1. Field of the Invention
The present invention relates to a light source driving device and a related method, and more particularly, to a light source driving device capable of keeping constant current sink through dynamically detecting a dimming process and related method.
2. Description of the Prior Art
Light emitting diodes (LEDs) offer advantages of energy savings, long device lifetime, no mercury used, high achievable color gamut, without idle time, and fast response speed, so that LED technology is widely applied in fields of display and illumination. In addition, compared with a conventional light source device, light emitting diodes are suitable for fabrication as a tiny device or an array device, such as in traffic lights, outdoor displays, backlight modules of liquid crystal displays, PDAs, notebooks, or mobile phones with features of small size, shock resistance, ease of mass production, and high applicability.
Regarding physical properties of LEDs, current passing through an LED increases exponentially with increasing forward bias of the LED, and the brightness of the LED is directly proportional to the current through the LED. As more current passes through the LED, more brightness is available. Thus, in the prior art, an LED driving device usually uses a pulse width modulation (PWM) dimming mechanism to adjust the brightness of the LED. The PWM dimming mechanism takes advantage of a PWM signal to control an average current provided by a current source to the LED. When the PWM signal is at high logical level, the current source is conducted to provide a current for the LED. When the PWM signal is at low logic level, the current source stops providing the current for the LED. Therefore, if the PWM signal stays at the high logic level longer, the LED shines brighter.
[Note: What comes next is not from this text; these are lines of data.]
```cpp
size_t dxa_dit_bf16_pack_bytes(int depth, int H, int I);
int dxa_dit_bf16_pack(const float* const* weights, int depth, int H, int I, void* packed, size_t packed_bytes, const void** table,
                      dxa_stream_t stream);
size_t dxa_dit_sample_bf16_workspace(int M, int H, int I);
int dxa_dit_sample_bf16_fwd(float* x, const float* z_emb, const float* t_emb, const float* pos, const float* x_w, const float* x_b,
                            const float* final_w, const float* final_b, const float* coef, int steps, int A, int nb, int use_cfg,
                            float cfg_scale, const void* const* packed_table, int depth, int N, int T1, int H, int heads, int I,
                            float eps, void* workspace, size_t workspace_bytes, dxa_stream_t stream);

size_t dxa_dit_bf16_pack_per_bytes(int depth, int H, int I);
int dxa_dit_bf16_pack_per(const float* const* weights, int depth, int H, int I, void* packed, size_t packed_bytes, const void** table,
                          dxa_stream_t stream);
int dxa_dit_sample_bf16_per_fwd(float* x, const float* z_emb, const float* t_emb, const float* pos, const float* x_w, const float* x_b,
                                const float* final_w, const float* final_b, const float* coef, int steps, int A, int nb, int use_cfg,
                                float cfg_scale, const void* const* packed_table, const float* per_kv, int P, int depth, int N, int T1,
                                int H, int heads, int I, float eps, void* workspace, size_t workspace_bytes, dxa_stream_t stream);

typedef struct dxa_decode_desc {
  const void* const* layers;
  const void* x_in; void* out; const void* final_norm_w;
  const float* cos_row; const float* sin_row;
  void* workspace; size_t workspace_bytes;
  int32_t n_layers, d, Hq, Hkv, D, F, slot, kv_lo, max_len;
  float eps;
} dxa_decode_desc;
size_t dxa_decode_step_workspace(int d, int Hq, int Hkv, int D, int F);
int dxa_decode_step(const dxa_decode_desc* desc, dxa_stream_t stream);
int dxa_decode_status(dxa_stream_t stream, int* timed_out);

#ifdef __cplusplus
}
#endif
#endif
```

Baseline: 70.59 episodes/s.

## Make ping-pong GEMM persistent with next-tile prefetch and vectorized epilogue

Turns the ping-pong bf16 GEMM into a persistent kernel: the grid is capped at the CU count and each workgroup loops over tiles. In the lean and SwiGLU paths it issues the next tile's first DMA before running the current tile's epilogue, so loads overlap the stores. It also adds a fast vectorized 16-byte row epilogue in tile_finish for aligned bf16 outputs, batching residual, grad and accumulate loads. The cost is higher register pressure, extra loop control and barriers, and a new descriptor field that changes the ABI.

```diff
diff --git a/dexbotic_amd/_lib.py b/dexbotic_amd/_lib.py
--- a/dexbotic_amd/_lib.py
+++ b/dexbotic_amd/_lib.py
@@ -33,6 +33,7 @@
         ("epi_f32", _i32), ("mirror", _vp), ("sumsq", _vp),
         ("A2", _vp), ("B2", _vp), ("K2", _i64),
         ("fuse", _i32), ("ld_aux", _i64),
+        ("max_workgroups", _i32),
     ]
 
 
diff --git a/dexbotic_amd/csrc/gemm.hip b/dexbotic_amd/csrc/gemm.hip
--- a/dexbotic_amd/csrc/gemm.hip
+++ b/dexbotic_amd/csrc/gemm.hip
@@ -841,23 +841,11 @@
   const int tid = threadIdx.x, lane = tid & 63;
   const int wave = __builtin_amdgcn_readfirstlane(tid >> 6);
   const int wm = wave >> 2, wn = wave & 3;
-  const int l32 = lane & 31, lh = lane >> 5;
-
-  int bid = blockIdx.x;
-  int split_j = 0, split_s = 1, tail_i = 0;
-  if (bid < p.full) {
-    const int q = p.full >> 3, r = p.full & 7, xcd = bid & 7;
-    bid = (xcd < r ? xcd * (q + 1) : r * (q + 1) + (xcd - r) * q) + (bid >> 3);
-  } else {
-    const int idx = bid - p.full;
-    tail_i = idx % p.tail_r;
-    split_j = idx / p.tail_r;
-    split_s = p.split_s;
-    bid = p.full + tail_i;
-  }
-  int m0i, n0i;
-  sk_tile_origin(p, bid, m0i, n0i);
-  const int64_t m0 = m0i, n0 = n0i;
+  [[maybe_unused]] const int l32 = lane & 31, lh = lane >> 5;
+
+  int bid, split_j, split_s, tail_i, m0i, n0i;
+  int k_lo, nk;
+  uint32_t voA[2][2], voB[2][2];
 
   const uint32_t bytesA = (uint32_t)((A_KS ? (p.K - 1) * p.lda + p.M : (p.M - 1) * p.lda + p.K) * 2);
   const uint32_t bytesB = (uint32_t)((B_KS ? (p.K - 1) * p.ldb + p.N : (p.N - 1) * p.ldb + p.K) * 2);
@@ -865,16 +853,31 @@
   const __amdgpu_buffer_rsrc_t rB = __builtin_amdgcn_make_buffer_rsrc(const_cast<char*>(p.B), 0, bytesB, 0x00020000);
 #define PP_A_ROW0(h, j) ((((wave * 2 + (j)) & 7) * 8) + (((wave * 2 + (j)) >> 3) * 128) + 64 * (h))
 #define PP_B_ROW0(h, j) ((((wave * 2 + (j)) >> 2) * 64) + (((wave * 2 + (j)) & 3) * 8) + 32 * (h))
-  uint32_t voA[2][2], voB[2][2];
-  {
-    const int lrow = lane >> 3, lslot = lane & 7;
+  const int nk1 = (int)((p.K + 63) >> 6);
+  const int nk_tot = nk1 + ((A_KS && B_KS) ? (int)((p.K2 + 63) >> 6) : 0);
+  auto set_tile = [&](const GemmP& p, int v, int ln) {
+    bid = v; split_j = 0; split_s = 1; tail_i = 0;
+    if (bid < p.full) {
+      const int q = p.full >> 3, r = p.full & 7, xcd = bid & 7;
+      bid = (xcd < r ? xcd * (q + 1) : r * (q + 1) + (xcd - r) * q) + (bid >> 3);
+    } else {
+      const int idx = bid - p.full;
+      tail_i = idx % p.tail_r;
+      split_j = idx / p.tail_r;
+      split_s = p.split_s;
+      bid = p.full + tail_i;
+    }
+    sk_tile_origin(p, bid, m0i, n0i);
+    k_lo = split_j * nk_tot / split_s;
+    nk = (split_j + 1) * nk_tot / split_s - k_lo;
+    const int lrow = ln >> 3, lslot = ln & 7;
     const uint32_t lda2 = (uint32_t)p.lda * 2u, ldb2 = (uint32_t)p.ldb * 2u;
 #pragma unroll
     for (int h = 0; h < 2; ++h)
 #pragma unroll
       for (int j = 0; j < 2; ++j) {
-        const int krow = (wave * 2 + j) * 4 + (lane >> 4);
-        const int sig = (lane & 15) ^ ((krow & 3) << 2) ^ (((krow >> 3) & 1) << 1);
+        const int krow = (wave * 2 + j) * 4 + (ln >> 4);
+        const int sig = (ln & 15) ^ ((krow & 3) << 2) ^ (((krow >> 3) & 1) << 1);
         if constexpr (A_KS) {
           const int ga = m0i + (sig >> 3) * 128 + 64 * h + 8 * (sig & 7);
           voA[h][j] = ga < (int)p.M ? (uint32_t)krow * lda2 + (uint32_t)ga * 2u : 0x80000000u;
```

In other words, the brightness of the LED can be controlled by changing duty cycle of the PWM signal.
However, while performing the abovementioned PWM dimming process, since the current source and the LED are alternately connected to and disconnected from each other, the output driving voltage for driving the LED may exhibit a high ripple effect. As a result, a headroom voltage of the current source, i.e. available voltage value for the current source on each LED path, will change with the variation of the output driving voltage. In such a condition, the headroom voltage may be too high or too low, and will result in some unwanted effects. For example, if the headroom voltage is too high, the power consumption of the current source will increase, and the power conversion efficiency will be reduced. If the headroom voltage is not high enough, the current source will operate in an improper state, and cannot keep constant current sink, even to the point of not being able to provide the required driving current to the LED, and the LED will not conduct.